May not be the case at all for you - but just thought it worth a mention.
Fingers and legs crossed it was a one off


----------



## Jeanie (Jan 23, 2012)

Do u know what ye hot the nail on the head. I was in hols for a week and I'm I'm only home since Sunday night. Yesterday would only make me home 2days. 
Awh a pee to say she missed me.
How sweet tilly. Lol


Jeanie 😉
http://pdgm.pitapata.com/xfpV.png?Q1pT6eHd


----------



## anndante (Oct 26, 2011)

Polly had one day about 9 months old where she did it in the house. Strange. Not done it since.


----------



## jos (Feb 9, 2012)

Jeanie said:


> Do u know what ye hot the nail on the head. I was in hols for a week and I'm I'm only home since Sunday night. Yesterday would only make me home 2days.
> Awh a pee to say she missed me.
> How sweet tilly.
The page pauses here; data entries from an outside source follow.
static int wgrad_impl(const float *in, int cs_in, int Cin, const float *g, int cs_g, int Cout, int g_shift,
                      float *gw, float *gb, int variant, int accumulate, float *workspace, int B, int H, int W,
                      void *stream, int planes, const float *in_amax = nullptr, const float *g_amax = nullptr);

extern "C" int mmlf_conv2x2_wgrad(const float *in, int cs_in, int Cin, const float *g, int cs_g, int Cout,
                                  int g_shift, float *gw, float *gb, int variant, int accumulate,
                                  float *workspace, int B, int H, int W, void *stream)
{
    return wgrad_impl(in, cs_in, Cin, g, cs_g, Cout, g_shift, gw, gb, variant, accumulate, workspace, B, H, W,
                      stream, 0);
}

extern "C" int mmlf_conv2x2_wgrad_split(const float *in, int cs_in, int Cin, const float *g, int cs_g, int Cout,
                                        int g_shift, float *gw, float *gb, int variant, int accumulate,
                                        float *workspace, int B, int H, int W, void *stream)
{
    return wgrad_impl(in, cs_in, Cin, g, cs_g, Cout, g_shift, gw, gb, variant, accumulate, workspace, B, H, W,
                      stream, 3);
}

extern "C" int mmlf_conv2x2_wgrad_h2(const float *in, int cs_in, int Cin, const float *g, int cs_g, int Cout,
                                     int g_shift, float *gw, float *gb, int variant, int accumulate,
                                     float *workspace, int B, int H, int W, const float *in_amax,
                                     const float *g_amax, void *stream)
{
    MMLF_CHECK_ARG(in_amax && g_amax, "mmlf_conv2x2_wgrad_h2: the f16 split needs max |in| and max |g|");
    return wgrad_impl(in, cs_in, Cin, g, cs_g, Cout, g_shift, gw, gb, variant, accumulate, workspace, B, H, W,
                      stream, 2, in_amax, g_amax);
}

Lol
> 
> ...


There you go - she just wanted to let you know how special you are to her


----------



## Ali79 (Mar 30, 2011)

Well...... I dropped Madeleine (daughter) and friend off at 10pm to go clubbing on Saturday and when I came home Beau needed to go out for a wee. When I let her in she was covered in poo so I bathed her and then wrapped her in my lovely fluffy blanket as she was shivering and I felt sorry for her. When she was properly dry I went to lock doors etc and she ran into my bedroom and weed all over my king sized quilt  I was up until gone 1 am washing the quilt, cover etc!!! I think she was doing it as a pay back for bathing her so late at night as she quite liked the smell of eau de poo  x


----------



## Tressa (Aug 31, 2010)

Not funny when they pee on your bed, but a very amusing thread all the same


----------



## Jeanie (Jan 23, 2012)

Lol at the stories. I think I'd freak If she did it on my bed. That's just sweet Nasty. 
As ye would say in uk. "little tinkers" 


Jeanie 😉
http://pdgm.pitapata.com/xfpV.png?Q1pT6eHd


----------



## colpa110 (Jul 5, 2011)

How is Tilly now ....is she 100% well again now??


----------



## Jeanie (Jan 23, 2012)

Hi colin. 
Ya well I would say 99%. 
She's still as fussy as ever with her eating and I didn't know is it me but she seems to get tired on walks very quick. 
How's Betty's skin?? 


Jeanie 😉
http://pdgm.pitapata.com/xfpV.png?Q1pT6eHd


----------



## colpa110 (Jul 5, 2011)

Jeanie said:


> Hi colin.
> Ya well I would say 99%.
> She's still as fussy as ever with her eating and I didn't know is it me but she seems to get tired on walks very quick.
> How's Betty's skin??
> ...


Betty went for her second desensitising jab last night so still very early day as it can take up to a year to see any results....we had to learn how to inject her oursleves On the plus side the vet said her ears were only slightly inflamed and overall her skin is not too pink...so could be much worse....at training the other night there was a poor Westie with bald feet and tail where he chews so much...hope Betty never get that bad xx


----------



## Jeanie (Jan 23, 2012)

God that's so bad Colin. Really hope you see signs of relief soon. 
Tilly is by no means that bad. Just a but of itching. She does it with her teeth which makes me think that's what's causing her Matt's at the mo. 


Jeanie 😉
http://pdgm.pitapata.com/xfpV.png?Q1pT6eHd


----------



## Jeanie (Jan 23, 2012)

She done it again?????? 

Had her friend marley here for the day. 
They spent 4hours solid playing and slept for 2 and then had another hour and a half of play. 
Marley went home we continued our usual routine. 
I put a towel at the end of the bed which Tilly lies on. Went in to brush my teeth and when I came back she had peed on the towel???? (which she has never done) 


Is it a coincidence??



Jeanie x


----------



## Laura(L)Izzie (Sep 9, 2011)

Izzie did it on tuesday! I couldn't believe it, I was sure it would have been Poppy, but she was dry and Izzie wasn't, I was shocked, but she hasn't done it for well over a year, so I just let it go as an accident, must be something going on this week?


----------